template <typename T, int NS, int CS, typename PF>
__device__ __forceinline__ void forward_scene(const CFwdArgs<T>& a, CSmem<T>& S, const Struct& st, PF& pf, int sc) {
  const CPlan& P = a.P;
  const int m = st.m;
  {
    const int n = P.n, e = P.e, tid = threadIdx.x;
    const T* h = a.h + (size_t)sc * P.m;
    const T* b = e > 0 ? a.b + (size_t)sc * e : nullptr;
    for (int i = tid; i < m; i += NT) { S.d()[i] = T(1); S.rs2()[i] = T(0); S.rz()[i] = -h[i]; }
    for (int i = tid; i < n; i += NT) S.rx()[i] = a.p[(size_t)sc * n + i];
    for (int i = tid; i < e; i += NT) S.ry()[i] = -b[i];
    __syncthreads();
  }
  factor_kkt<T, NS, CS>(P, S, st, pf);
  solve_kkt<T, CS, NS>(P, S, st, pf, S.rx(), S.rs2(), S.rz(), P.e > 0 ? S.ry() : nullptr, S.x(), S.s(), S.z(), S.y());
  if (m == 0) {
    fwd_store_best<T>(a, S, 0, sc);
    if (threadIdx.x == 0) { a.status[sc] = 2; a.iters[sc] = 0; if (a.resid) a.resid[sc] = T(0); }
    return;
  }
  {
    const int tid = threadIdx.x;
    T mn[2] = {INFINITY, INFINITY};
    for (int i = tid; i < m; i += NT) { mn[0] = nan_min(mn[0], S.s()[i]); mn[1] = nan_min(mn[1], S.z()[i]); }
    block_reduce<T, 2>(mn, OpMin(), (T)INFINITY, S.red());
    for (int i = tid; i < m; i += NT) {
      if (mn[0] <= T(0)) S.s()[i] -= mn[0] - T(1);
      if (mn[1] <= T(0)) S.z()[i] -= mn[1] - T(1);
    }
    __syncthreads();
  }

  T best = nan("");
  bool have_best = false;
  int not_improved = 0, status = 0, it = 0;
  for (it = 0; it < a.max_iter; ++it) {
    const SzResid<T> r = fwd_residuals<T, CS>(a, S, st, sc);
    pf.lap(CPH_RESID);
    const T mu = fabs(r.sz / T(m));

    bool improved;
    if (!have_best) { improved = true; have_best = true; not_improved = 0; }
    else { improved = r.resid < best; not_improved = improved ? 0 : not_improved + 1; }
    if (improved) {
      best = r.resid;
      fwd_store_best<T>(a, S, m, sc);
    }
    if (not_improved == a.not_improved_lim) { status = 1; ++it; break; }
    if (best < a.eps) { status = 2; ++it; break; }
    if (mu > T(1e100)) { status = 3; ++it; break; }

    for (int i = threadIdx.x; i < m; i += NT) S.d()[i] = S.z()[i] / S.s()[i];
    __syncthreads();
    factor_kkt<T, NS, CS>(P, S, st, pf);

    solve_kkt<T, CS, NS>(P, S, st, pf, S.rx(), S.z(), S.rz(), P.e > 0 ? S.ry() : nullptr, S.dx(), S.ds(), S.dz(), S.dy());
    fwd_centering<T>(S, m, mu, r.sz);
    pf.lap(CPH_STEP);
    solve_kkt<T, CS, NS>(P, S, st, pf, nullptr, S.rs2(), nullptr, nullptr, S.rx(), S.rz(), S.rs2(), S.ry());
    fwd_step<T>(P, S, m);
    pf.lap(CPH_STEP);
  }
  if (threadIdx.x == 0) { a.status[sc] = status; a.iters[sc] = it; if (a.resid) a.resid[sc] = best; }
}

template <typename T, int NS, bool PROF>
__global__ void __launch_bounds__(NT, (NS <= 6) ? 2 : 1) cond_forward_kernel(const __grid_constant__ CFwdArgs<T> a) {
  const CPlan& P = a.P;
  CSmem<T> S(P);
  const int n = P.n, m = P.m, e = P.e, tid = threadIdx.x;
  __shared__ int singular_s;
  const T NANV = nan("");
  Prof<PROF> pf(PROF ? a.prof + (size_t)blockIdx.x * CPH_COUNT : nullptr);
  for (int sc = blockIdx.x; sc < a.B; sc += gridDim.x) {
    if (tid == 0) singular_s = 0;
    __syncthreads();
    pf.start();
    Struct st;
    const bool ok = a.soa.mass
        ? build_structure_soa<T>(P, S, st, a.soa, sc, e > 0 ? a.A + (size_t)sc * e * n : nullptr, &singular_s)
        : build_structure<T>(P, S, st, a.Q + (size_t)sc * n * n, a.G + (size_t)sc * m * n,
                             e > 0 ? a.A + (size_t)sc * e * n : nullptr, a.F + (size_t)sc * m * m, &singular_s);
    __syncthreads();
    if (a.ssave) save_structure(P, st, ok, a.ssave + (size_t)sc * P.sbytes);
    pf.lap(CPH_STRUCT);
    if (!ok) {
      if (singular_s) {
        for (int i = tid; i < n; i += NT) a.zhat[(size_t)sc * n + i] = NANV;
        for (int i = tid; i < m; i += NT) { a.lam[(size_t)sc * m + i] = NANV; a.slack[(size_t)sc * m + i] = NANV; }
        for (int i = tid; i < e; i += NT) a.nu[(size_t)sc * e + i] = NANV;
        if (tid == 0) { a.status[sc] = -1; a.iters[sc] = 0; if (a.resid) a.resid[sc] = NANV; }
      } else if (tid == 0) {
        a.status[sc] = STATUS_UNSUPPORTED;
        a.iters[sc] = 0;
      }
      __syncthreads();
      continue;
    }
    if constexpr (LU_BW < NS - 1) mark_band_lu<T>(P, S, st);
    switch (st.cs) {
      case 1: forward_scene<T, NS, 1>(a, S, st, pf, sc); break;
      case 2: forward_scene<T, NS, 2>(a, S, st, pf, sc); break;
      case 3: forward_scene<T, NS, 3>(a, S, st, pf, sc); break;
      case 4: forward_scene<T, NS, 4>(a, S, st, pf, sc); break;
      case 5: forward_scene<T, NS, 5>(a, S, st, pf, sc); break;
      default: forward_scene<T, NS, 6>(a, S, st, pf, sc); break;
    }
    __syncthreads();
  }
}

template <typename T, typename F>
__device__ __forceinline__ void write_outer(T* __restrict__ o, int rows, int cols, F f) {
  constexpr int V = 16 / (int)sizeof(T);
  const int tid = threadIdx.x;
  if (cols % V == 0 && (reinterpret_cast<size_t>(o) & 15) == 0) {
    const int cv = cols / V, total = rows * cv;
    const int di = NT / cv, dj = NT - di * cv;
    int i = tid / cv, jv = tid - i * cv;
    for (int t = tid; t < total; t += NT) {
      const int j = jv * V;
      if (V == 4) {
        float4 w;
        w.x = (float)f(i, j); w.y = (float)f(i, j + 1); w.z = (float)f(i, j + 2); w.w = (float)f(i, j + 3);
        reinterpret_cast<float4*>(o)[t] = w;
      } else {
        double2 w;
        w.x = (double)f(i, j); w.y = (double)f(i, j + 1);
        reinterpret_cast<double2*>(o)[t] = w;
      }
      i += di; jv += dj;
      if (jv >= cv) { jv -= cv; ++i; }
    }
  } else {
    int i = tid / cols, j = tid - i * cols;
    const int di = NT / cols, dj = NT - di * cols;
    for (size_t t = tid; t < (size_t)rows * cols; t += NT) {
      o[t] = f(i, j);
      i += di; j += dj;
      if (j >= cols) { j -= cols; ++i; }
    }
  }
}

_TASK INSTRUCTIONS_:
Retype exactly the span of lines from the one with "solve_kkt<T, CS, NS>(P, S, st, pf, S.rx(), S.z(), S.rz(), P.e" through the one with "const bool ok = a.soa.mass"; include both ends and omit the rest of the material.

_FINISHED TASK_:
    solve_kkt<T, CS, NS>(P, S, st, pf, S.rx(), S.z(), S.rz(), P.e > 0 ? S.ry() : nullptr, S.dx(), S.ds(), S.dz(), S.dy());
    fwd_centering<T>(S, m, mu, r.sz);
    pf.lap(CPH_STEP);
    solve_kkt<T, CS, NS>(P, S, st, pf, nullptr, S.rs2(), nullptr, nullptr, S.rx(), S.rz(), S.rs2(), S.ry());
    fwd_step<T>(P, S, m);
    pf.lap(CPH_STEP);
  }
  if (threadIdx.x == 0) { a.status[sc] = status; a.iters[sc] = it; if (a.resid) a.resid[sc] = best; }
}

template <typename T, int NS, bool PROF>
__global__ void __launch_bounds__(NT, (NS <= 6) ? 2 : 1) cond_forward_kernel(const __grid_constant__ CFwdArgs<T> a) {
  const CPlan& P = a.P;
  CSmem<T> S(P);
  const int n = P.n, m = P.m, e = P.e, tid = threadIdx.x;
  __shared__ int singular_s;
  const T NANV = nan("");
  Prof<PROF> pf(PROF ? a.prof + (size_t)blockIdx.x * CPH_COUNT : nullptr);
  for (int sc = blockIdx.x; sc < a.B; sc += gridDim.x) {
    if (tid == 0) singular_s = 0;
    __syncthreads();
    pf.start();
    Struct st;
    const bool ok = a.soa.mass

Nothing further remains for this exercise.